CETTE ÉDITION UTILISE LES CRÉATIONS DE CETTE JOURNÉE EN LES INSCRIVANT DANS UNE DÉMARCHE RÉFLÉCHIE ET CRÉATIVE.

* EESAB : ÉCOLE EUROPÉENNE SUPÉRIEURE D’ART DE BRETAGNE





13:50

Femme ; soixante cinq ans ; écharpe orange ; manteau noir. Lunettes rondes ; cheveux court ; chaussures en cuir ; collant résille. Robe longue ; laine à motif ; sac à main noir. Parapluie replié ; deux bagues à la main gauche ; boucle d’oreilles perlées.











15:38

Femme ; cinquante ans ; pull rouge ; veste marron. Cheveux carré ; sac à dos écharpe beige ; chaussures noires.









14:25

Objet ; siège ; banquette ; métal. Trous circulaires au niveau de l’assise.











16:30

Homme ; cinquante cinq ans ; chemise à carreaux. Moustache imposante ; pantalon beige.













17:07

Jeune fille ; chevelure imposante ; yeux très bleus. Piercing au nez ; pull à petits motifs ; jean slim. Baskets noires ; lacets blancs.









15:27

Jeune homme ; barbu ; de grande taille.

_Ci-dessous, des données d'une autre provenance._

# wei-zeng98/piano-a2s

Measured on AMD Instinct MI355X. Metric: training clips/sec (12 s, 5-bar), higher is better.
Workload: dtype f32

## Files before the change

### include/a2s.h

```cpp
#ifndef A2S_H
#define A2S_H
#include <stddef.h>
#include <stdint.h>
#ifdef __cplusplus
extern "C" {
#endif

#define A2S_OK 0
#define A2S_ERR_ARG (-1)
#define A2S_ERR_HIP (-2)
#define A2S_ERR_WORKSPACE (-3)

const char* a2s_last_error(void);
int a2s_version(void);
long long a2s_launch_count(void);

int a2s_gemm_f32(void* stream, int M, int N, int K, float alpha, const float* A, long sAm, long sAk,
                 const float* B, long sBk, long sBn, float beta, float* C, long ldc, const float* bias, int act,
                 int batch, long bsA, long bsB, long bsC, int splitk, float* workspace, size_t workspace_bytes);
int a2s_gemm_f32_affine(void* stream, int M, int N, int K, float alpha, const float* A, long sAm, long sAk, const float* B, long sBk,
                        long sBn, float beta, float* C, long ldc, const float* bias, int act, int batch, long bsA, long bsB, long bsC,
                        int splitk, float* workspace, size_t workspace_bytes, const float* a_scale, const float* a_shift, int a_period,
                        const float* b_scale, const float* b_shift, int b_period);
int a2s_gemm_f32_bnstats(void* stream, int M, int N, int K, const float* A, long sAm, long sAk, const float* B, long sBk, long sBn, float* C, long ldc,
                         const float* y, const float* mean, const float* invstd, const float* scale, const float* shift, int period, float* partial);
int a2s_gemm_f32_affine_scaled(void* stream, int M, int N, int K, float alpha, const float* A, long sAm, long sAk, const float* B, long sBk,
                               long sBn, float beta, float* C, long ldc, const float* bias, int act, int batch, long bsA, long bsB, long bsC,
                               int splitk, float* workspace, size_t workspace_bytes, const float* a_scale, const float* a_shift, int a_period,
                               const float* b_scale, const float* b_shift, int b_period, const float* a_absmax, const float* b_absmax);
int a2s_gemm_f32_bnstats_scaled(void* stream, int M, int N, int K, const float* A, long sAm, long sAk, const float* B, long sBk, long sBn, float* C, long ldc,
                                const float* y, const float* mean, const float* invstd, const float* scale, const float* shift, int period, float* partial,
                                const float* a_absmax, const float* b_absmax);
int a2s_linear_dgrad_bnstats(void* stream, int M, int N, int K, const float* dz, long lda, const float* Wt, float* da, long ldc, const float* y,
                             const float* mean, const float* invstd, const float* scale, const float* shift, int period, float* partial,
                             const float* dz_absmax, const float* w_absmax, float* workspace, size_t workspace_bytes, float* da_absmax_out);
int a2s_linear_fwd(void* stream, int M, int N, int K, const float* y, long lda, const float* W, float* z, long ldc, const float* scale, const float* shift,
                   int period, const float* y_absmax, const float* w_absmax, float* workspace, size_t workspace_bytes);
int a2s_linear_fwd_eligible(int M, int N, int K, int period);
int a2s_linear_wgrad(void* stream, int M, int N, int K, const float* dz, long ldz, const float* y, long lda, float* G, long ldg, const float* scale,
                     const float* shift, int period, const float* dz_absmax, const float* y_absmax, float* workspace, size_t workspace_bytes);
size_t a2s_linear_wgrad_ws_bytes(int M, int K);
int a2s_linear_wgrad_eligible(int M, int N, int K, int period);
int a2s_tallk_wgrad(void* stream, int M, int Np, int K, const float* P, long ldp, const float* A, long lda, float* G, long ldg, int transposed, float* bias,
                    const float* p_absmax, const float* a_absmax, float* workspace, size_t workspace_bytes);
size_t a2s_tallk_wgrad_ws_bytes(int M, int Np, int K);
int a2s_tallk_wgrad_eligible(int M, int Np, int K, long ldp, long lda, long ldg, int transposed);
size_t a2s_linear_dgrad_ws_bytes(int N, int K);
int a2s_linear_dgrad_blocks(int M);
int a2s_linear_dgrad_eligible(int M, int N, int K, int period);
int a2s_absmax(void* stream, const float* x, long n, float* out);
int a2s_gemm_bnstats_blocks(int M, int period);
size_t a2s_gemm_workspace_bytes(int M, int N, int batch, int splitk);
int a2s_gemm_pick_splitk(int M, int N, int K, int batch);
void a2s_gemm_debug_tile(int cfg);
int a2s_debug_set(const char* key, int value);
int a2s_debug_get(const char* key);
int a2s_env_check(void);
int a2s_persist_abort_latch(void* device_word);
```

Des yeux très clairs ; tenue décontractée ; air amusé.




18:44

Objet ; table en verre ; arrondie. Chaise tout autour ; verre presque vert.











17:07

Femme mûre ; manteau rembourré beige. Chevelure de paille grisonnante ; pantalon marron.



















18:46

Jeune fille ; toute en noir ; grandes fleurs roses sur chemise Chaussure à grandes semelles ; bouteille d’eau rose. Cheveux longs dorés.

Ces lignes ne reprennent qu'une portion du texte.